- Dołączył: 2011-09-30
- Miasto: Gdańsk
- Liczba postów: 849
29 listopada 2012, 09:05
Witajcie mam taki problemik przylapalam mojego siedemnastoletniego syna jak sie onanizowal , glupia sytuacja nie wiedzialam jak zaragowac, wyszlam zmieszana, on wyszedl do szkoly , niewiem czy potem z nim porozmawiac o tej sytuacji czy olac sprawe jak sie wam wydaje , dzieki za wasze opinie pozdrawiam a niektore dziewczyny pisza ze za pozno jest na te rozmowy , owszem ja z nim duzo na te tematy rozmawiam /lam gdyz sama bedac w tym wieku co on urodzilam go, wiec rozumiecie....
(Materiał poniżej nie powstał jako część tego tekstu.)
## Fuse LSTM input-gradient dx GEMM into warp-specialised backward wgrad kernel

Adds a DX template variant of the warp-specialised LSTM backward kernel. The worker waves that already run the weight-gradient MFMA slots now also compute dx = da·W_ih from the da tiles held in LDS, using a bf16x6 split of W_ih staged in LDS and scratch. In the fused path the per-timestep da store back to global memory and the separate lstm_dx launch are dropped, removing a full re-read of da. The cost is extra LDS, more register pressure and more work interleaved between barriers. It is enabled by default through an environment flag when async mode is off.

```diff
diff --git a/audio-watermarking-deep-learning-watermarks-for-authenticating-speech_amd/csrc/lstm.hip b/audio-watermarking-deep-learning-watermarks-for-authenticating-speech_amd/csrc/lstm.hip
--- a/audio-watermarking-deep-learning-watermarks-for-authenticating-speech_amd/csrc/lstm.hip
+++ b/audio-watermarking-deep-learning-watermarks-for-authenticating-speech_amd/csrc/lstm.hip
@@ -689,10 +689,12 @@
 #endif
 }
 
+template <bool DX>
 __global__ __launch_bounds__(512) void lstm_bwd_ws_kernel(float* __restrict__ gates, const float* __restrict__ cst,
                                                           const float* __restrict__ dh_out, const float* __restrict__ w_hh,
                                                           const float* __restrict__ x, const float* __restrict__ hseq,
-                                                          float* __restrict__ partial, int T) {
+                                                          float* __restrict__ partial, const float* __restrict__ w_ih,
+                                                          float* __restrict__ dx, int T) {
     constexpr int CT = 32, PT = 36;
     extern __shared__ __align__(16) unsigned char smem_raw[];
     float* daT = reinterpret_cast<float*>(smem_raw);
@@ -746,7 +748,7 @@
                 const float da = (is3 ? dht : dct) * M;
                 dc = dct * gf;
                 dav[j] = da;
-                buf_store(sgb, da, vgb, (unsigned)t * 1024u);
+                if constexpr (!DX) buf_store(sgb, da, vgb, (unsigned)t * 1024u);
                 float Dd[4];
                 rows_replicate(da, Dd);
                 const float psum = dot64_rowbcast(Dd, wt);
@@ -829,9 +831,82 @@
             acc[z][rt][ct] = __builtin_amdgcn_mfma_f32_32x32x16_bf16(Af[rt][PA[j]], Bp[PB[j]], acc[z][rt][ct], 0, 0, 0);
         }
     };
+    bf16x8* const wl = reinterpret_cast<bf16x8*>(smem_raw + (2 * 256 * PT + 2 * 64 * 4) * sizeof(float)) + hw * (16 * 2 * 64) + lane;
+    const wm_srd_t swg = make_srd(out + hw * (64 * 128), (size_t)16 * 64 * 16);
+    const wm_srd_t sdx = make_srd(DX ? dx + ((size_t)b * 64 + hw * 32) * T : nullptr, (size_t)32 * T * sizeof(float));
+    const unsigned vdx = (unsigned)(4 * half * T + l31) * 4u;
+    bf16x8 Bd[3], A2[2];
+    f32x16 dacc;
+    if constexpr (DX) {
+        if (hw < 2) {
+#pragma unroll 2
+            for (int ks = 0; ks < 16; ++ks) {
+                float v[8];
+#pragma unroll
+                for (int j = 0; j < 8; ++j) v[j] = w_ih[gate_row(16 * ks + 8 * half + j) * 64 + hw * 32 + l31];
+                bf16x8 P[3];
+                split8(v, P);
+                wl[(2 * ks) * 64] = P[0];
+                wl[(2 * ks + 1) * 64] = P[1];
+                buf_store4(swg, __builtin_bit_cast(f32x4, P[2]), (unsigned)lane * 16u, (unsigned)ks * 1024u);
+            }
+        }
+    }
+    auto load_a2 = [&](int ks) { return __builtin_bit_cast(bf16x8, buf_load4(swg, (unsigned)lane * 16u, (unsigned)ks * 1024u)); };
+    auto dx_gather = [&](int chunk, int ks) {
+        const float* src = daT + ((chunk & 1) * 256 + 16 * ks + 8 * half) * PT + l31;
+        float v[8];
+#pragma unroll
+        for (int j = 0; j < 8; ++j) v[j] = src[j * PT];
+        split8(v, Bd);
+    };
+    auto dx_mul = [&](int ks, const bf16x8& a2) {
+        const bf16x8 Ap[3] = {wl[(2 * ks) * 64], wl[(2 * ks + 1) * 64], a2};
+        dacc = mfma_bf16x6(Ap, Bd, dacc);
+    };
+    auto dx_slot = [&](int chunk, int sl) {
+        if (hw >= 2) return;
+        const int g = sl >> 2, k = sl & 3;
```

Edytowany przez katerina669 29 listopada 2012, 09:20
- Dołączył: 2010-01-20
- Miasto: Warszawa
- Liczba postów: 179
29 listopada 2012, 10:48
Ja mam 16 latka w domu i gdybym go zobaczyła przy masturbacji , to nie rozmawiałabym z nim na ten temat . Chyba , że sam zacznie rozmowe , to mu powiec , że to normalne w jego wieku i po sprawie . Ja natomiast u mojego znalazłam przez przypadek w telefonie filmy pornograficzne i na ten temat to rozmowe odbyliśmy , nie zakazałam mu , bo to i tak nie przyniesie skutku , tylko wyjaśniłam mu , żeby nie brał z nich przykładu , i że w życiu sex tak nie wygląda , albo nie powinien tak jak na filmach , że potrzeba do tego dwoje kochających się ludzi , i trzeba brać odpowiedzialność za swoje czyny . Myśle ,że przyniosła skutek . A masturbacją się nie przejmuj , jak to mówi mój mąż dla każdego faceta to jest rozładownie emocji itd. tylko , że póżniej jak będzie miał stałą partnerke to nie będzie tego robił , bo będzie zaspokajał się w związku ( taka natura ) Jak przyłapiesz go kiedyś z dziewczyną to dopiero będzie szok ( dla mnie też ).
29 listopada 2012, 10:57
Niezręczna sytuacja, ale to normalna rzecz. Ja bym nie rozmawiała i zachowywała się jakby nic się nie stało :)
- Dołączył: 2011-09-30
- Miasto: Gdańsk
- Liczba postów: 849
29 listopada 2012, 11:12
Dziekuje wam wszystkim za wasze spostrzezenia napewno nie bede mu robic zadnych kazan tylko chodzi mi o to zmieszanie zeby przejsc normalnie do codziennych spraw.....milego dnia
- Dołączył: 2008-03-30
- Miasto: panama
- Liczba postów: 2423
29 listopada 2012, 11:14
nie jestem starej daty,mam 22 lata i czulabym sie w napietej sytuacji po takim czyms na jego i Twoim miejscu i mysle,ze jak by sie to obrosilo w zart to nic by sie nie stalo.Nie wiem jaka mama jestes na codzien,ale jesli w miare wyluzowan,to jesli teraz palniesz mu np.Kochanie,przepraszam,ze weszlam bez pukania rano,ale z drugiej strony Ty tez uwazaj gdzie i kiedy i bedzie spokoj,okey?no to po sprawie,tak? i zobaczysz co powie.moze rozwinie sie teamt,vcos Ci opowie?
29 listopada 2012, 11:34
nie rozmawiaj. to zupełnie naturalne, i wszyscy chłopcy w tym wieku to robią. rozmowa tylko zawstydzi was oboje. to nic wielkiego, bez sensu jest dyskutowanie tego co widziałaś. daj mu trochę prywatności.
29 listopada 2012, 11:44
Kiedyś wykładowca(od psychologii dziecięcej) opowiadał nam jak zareagował w identycznej sytuacji, po prostu wyszedł z pokoju, następnie znalazł odpowiednią literaturę, poczytał i dopiero potem postanowił pogadać z synem.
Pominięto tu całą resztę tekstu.